Jerry Kilgore enjoyed a short major label career just over a decade ago with the top 40 hit ‘Love Trip’ but is probably better known as co-writer of Tracy Byrd’s hit ‘Love Lessons’. His excellent 2007 self-release Loaded & Empty got him some attention, and has now been followed up with another fine record.
The steel-drenched production (by the artist with James Mitchell) has only fiddle missing from the pure country mix and is an aural delight with a relaxed Strait-style feel on much of the material. Jerry’s voice isn’t the most distinctive, but it is nice and he has mature, lovely phrasing. The songs were all written or co-written by Jerry, and are all pretty solid lyrically, while he has a great knack for writing melodies, and there is a good mix of moods and tempos.
It opens well with ‘Can’t Hide A Heartache’, an excellent song offering sympathy and hope for the future to a heartbroken woman. The advice is backed up by the personal experience given in the ensuing song, the mellow ‘Life Goes On’, about getting over someone, with time having done its healing job and the worst now well in the past.
‘Places To Go’ has a similar slow laid back and faintly melancholic feel and insidiously attractive melody, portraying a restless drifter not quite sure what he is ultimately looking for, as he admits he “might be looking for something that just can’t be found”. But he’s moving on anyway,
Cause I got places to go and people to leave
The highway is callin’ my name as we speak
I’m not one to quiet the call of the road, don’t you know?
Brother and sister duo Nicole and Jonathan Broussard sing backing vocals.
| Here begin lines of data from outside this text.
template <bool PHILOX>
__global__ __launch_bounds__(1024) void k_pt_cascade(const PtArgs A) {
    extern __shared__ __attribute__((aligned(16))) char smem_raw[];
    const int T = A.T, W = A.W;
    const size_t NE = (size_t)T * PT_COLS;
    double* Lc = reinterpret_cast<double*>(smem_raw);
    double* lu = Lc + NE;
    double* Pc = lu + NE;
    double* sbeta = Pc + NE;
    int32_t* locc = reinterpret_cast<int32_t*>(sbeta + T);
    int32_t* scol = locc + NE;
    uint32_t* smask = reinterpret_cast<uint32_t*>(scol + NE);
    const int MW = (T + 31) / 32;
    const int tid = threadIdx.x;
    const int NTH = blockDim.x;
    const int c0 = blockIdx.x * PT_COLS;
    const uint64_t it = A.iter;
#define PT_TRACE(i) do { if (A.trace && tid == 0) A.trace[(size_t)blockIdx.x * 8 + (i)] = trace_stamp(); } while (0)
    PT_TRACE(0);

    for (int t = tid; t < T; t += NTH) sbeta[t] = A.betas[t];
    constexpr int PT_KEEP = 2;
    uint32_t acc_keep[PT_KEEP] = {0u, 0u};
    for (int e = tid, k = 0; e < (int)NE; e += NTH, ++k) {
        const int t = e / PT_COLS, cc = e - t * PT_COLS, c = c0 + cc;
        if (c < W) {
            const int slot = PHILOX ? pt_slot(A.seed, it, t, T, c, A.idx_bits, W) : A.colslot[(size_t)t * W + c];
            scol[e] = slot;
            const int tl = t - A.rung_begin;
            if (A.wrec) {
                const WalkerRec wr = A.wrec[(size_t)t * W + slot];
                Lc[e] = wr.L; Pc[e] = wr.P; locc[e] = wr.loc;
                if (k == 0) acc_keep[0] = wr.acc;
                if (k == 1) acc_keep[1] = wr.acc;
            } else {
                Lc[e] = A.Lfull[(size_t)t * W + slot];
                if (tl >= 0 && tl < A.Tl) {
                    Pc[e] = A.P[(size_t)tl * W + slot];
                    locc[e] = A.loc[(size_t)tl * W + slot];
                } else {
                    locc[e] = -1;
                }
            }
            if (t < T - 1) {
                const double u = PHILOX ? pt_uniform(A.seed, it, t, W, c) : A.colu[(size_t)t * W + c];
                lu[e] = log(u);
            }
        }
    }
    PT_TRACE(1);
    PT_TRACE(2);
    __syncthreads();
    PT_TRACE(3);

    auto walk = [&](auto tt) {
        constexpr int TT = decltype(tt)::value;
        const int Tn = TT ? TT : T;
        const int cc = tid;
        double cL = Lc[(size_t)(Tn - 1) * PT_COLS + cc];
        uint32_t m = 0;
#pragma unroll
        for (int i0 = Tn - 1; i0 >= 1; i0 -= 8) {
            double Lb[8], lv[8], db[8];
#pragma unroll
            for (int q = 0; q < 8; ++q) {
                const int i = (i0 - q >= 1) ? i0 - q : 1;
                Lb[q] = Lc[(size_t)(i - 1) * PT_COLS + cc];
                lv[q] = lu[(size_t)(Tn - 1 - i) * PT_COLS + cc];
                db[q] = sbeta[i - 1] - sbeta[i];
            }
#pragma unroll
            for (int q = 0; q < 8; ++q) {
                const int i = i0 - q;
                if (i >= 1) {
                    const double pacc = db[q] * (cL - Lb[q]);
                    const bool sw = pacc > lv[q];
                    m |= sw ? (1u << (i & 31)) : 0u;
                    cL = sw ? cL : Lb[q];
                    if ((i & 31) == 0 || i == 1) {
                        smask[cc * MW + (i >> 5)] = m;
                        m = 0;
                    }
                }
            }
        }
    };
    if (tid < PT_COLS && c0 + tid < W) {
        if (T == 8) walk(std::integral_constant<int, 8>{});
        else if (T == 16) walk(std::integral_constant<int, 16>{});
        else if (T == 32) walk(std::integral_constant<int, 32>{});
        else walk(std::integral_constant<int, 0>{});
    }
    PT_TRACE(4);
    __syncthreads();
    PT_TRACE(5);

    auto bit = [&](int cc, int i) -> bool { return (i >= 1 && i < T) && ((smask[cc * MW + (i >> 5)] >> (i & 31)) & 1u); };
    for (int e = tid, k = 0; e < (int)NE; e += NTH, ++k) {
        const int t = e / PT_COLS, cc = e - t * PT_COLS, c = c0 + cc;
        if (c >= W) continue;
        int st;
        bool sel_out;
        if (MW == 1) {
            const uint32_t mw = smask[cc];
            sel_out = (mw >> ((T - 1 - t) & 31)) & 1u;
            if ((mw >> t) & 1u) st = t - 1;
            else st = t + __builtin_ctz(~(mw >> 1 >> t));
        } else {
            sel_out = bit(cc, T - 1 - t);
            if (bit(cc, t)) {
                st = t - 1;
            } else {
                st = t;
                while (bit(cc, st + 1)) ++st;
            }
        }
        if (t < T - 1 && A.selcol) A.selcol[(size_t)t * W + c] = sel_out ? 1 : 0;
        const int se = st * PT_COLS + cc;
        const int dslot = scol[e];
        if (A.srcfull) A.srcfull[(size_t)t * W + dslot] = st * W + scol[se];
        const int tl = t - A.rung_begin;
        if (tl < 0 || tl >= A.Tl) continue;
        const size_t di = (size_t)tl * W + dslot;
        if (A.wrecnew) {
            const uint32_t acc_own = (k < PT_KEEP && A.rung_begin == 0) ? (k == 0 ? acc_keep[0] : acc_keep[1]) : A.wrec[di].acc;
            A.wrecnew[di] = make_wrec(Lc[se], Pc[se], locc[se], acc_own);
            A.locnew[di] = locc[se];
            continue;
        }
        A.Lnew[di] = Lc[se];
        A.locnew[di] = locc[se];
        if (locc[se] >= 0) A.Pnew[di] = Pc[se];
    }
    for (int i = 1 + tid; i < T; i += NTH) {
        unsigned n = 0;
        for (int cc = 0; cc < PT_COLS && c0 + cc < W; ++cc) n += bit(cc, i) ? 1u : 0u;
        if (A.acc_rows) { if (n) atomicAdd(&A.swap_part[(size_t)(blockIdx.x & (A.acc_rows - 1)) * (T - 1) + (i - 1)], n); }
        else A.swap_part[(size_t)blockIdx.x * (T - 1) + (i - 1)] = n;
    }
    PT_TRACE(6);
#undef PT_TRACE
}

Randy Kohrs provides backing vocals on ‘Leavin’ Feelin’’, another tale of a serial leaver who gets a “cold lonesome feeling” whenever permanency is on offer, set to a lovely tune with plenty of steel guitar. Elsewhere, we learn the perils of sticking around after breaking someone’s heart, especially living in a small town where ‘Everybody Knows Me’, not to mention the girl. The mournful ‘The Truth’ looks at the reasons behind a breakup:
People will believe what they want to
No matter what you say or do
There’s three sides to every story
Your side, my side and the truth
‘If Ya Wanna Keep Your Beer Cold’ is a sardonic honky tonker, warning against a beautiful woman in a bar:
She’s the coolest woman that I’ve ever seen
That good looking woman’s only good for one thing
You shoulda kept your distance
Cause she tore you all apart
If ya wanna keep your beer cold
Put it next to her heart
Don’t need no cooler
Don’t need no Frigidaire
No ice is necessary long as she’s near
A similar jaundiced mood appears in the amusing irony of ‘Born Rich’:
How in the world did he get her?
A strange little dude with a beautiful girl
Bet his daddy’s got money
Bought him the car that he drives
Bank account the size of Texas gets ‘em every time
Here’s a guy like me sittin’ here all alone
Hell, I can barely pay my bar tab
Got nobody I’m takin’ home
But I caught her lookin’ at me
While she’s a-hangin’ all over him
Who’s she tryin to fool?
We all know what it is
Wish I had been born rich
Instead of so damn good lookin’
I keep holding out hope that some day I will find
A looker of my own looking for a leading man type
Somebody who’ll want me for my body and not my billfold
Until she comes along I’ll feed my own ego
Someone like Toby Keith could have a big hit with this song.
The enjoyable self-confident swingy ‘Do My Own Thing’ is about being comfortable with yourself even if it isn’t “the in thing”. ‘Ain’t On the Menu’ is a cute love letter to a waitress the bashful protagonist has had a crush on for the past year. ‘Right Where You Belong’ is a mellow love ballad set just after the couple have spent their first night together.
In ‘Cinnamon Bay’ the protagonist is ready for a change of scenery and invites his sweetheart along to a beach trip. It’s pleasant with a pretty melody, and while the lyric is nothing special, it’s nice to hear a beach song that actually sounds country.
The memorable title track is quite different from the rest of the record, a sexy southern gothic story song about an illicit affair with a married woman. Jerry growls it out, using the lowest part of his vocal register, and giving ist a sense of urgency and impending doom, although the secret is still in the bag as we end the song.
Gonna Telephone, Texas, just as fast I can
There’s a woman who’s down there with too much time on her hands
Sure as death and taxes she’s in need of a man
I only know I gotta get there
Before she gets out of hand…
Leavin’ Telephone, TX, just as fast as I can
Keepin’ love under cover
Feelin’ guilty as sin
Leavin Telephone, TX, as she’s sneakin back in
Never know just how long til she’s callin’ again
I enjoyed this record a lot, and it’s worth checking out. You can sample it via Youtube.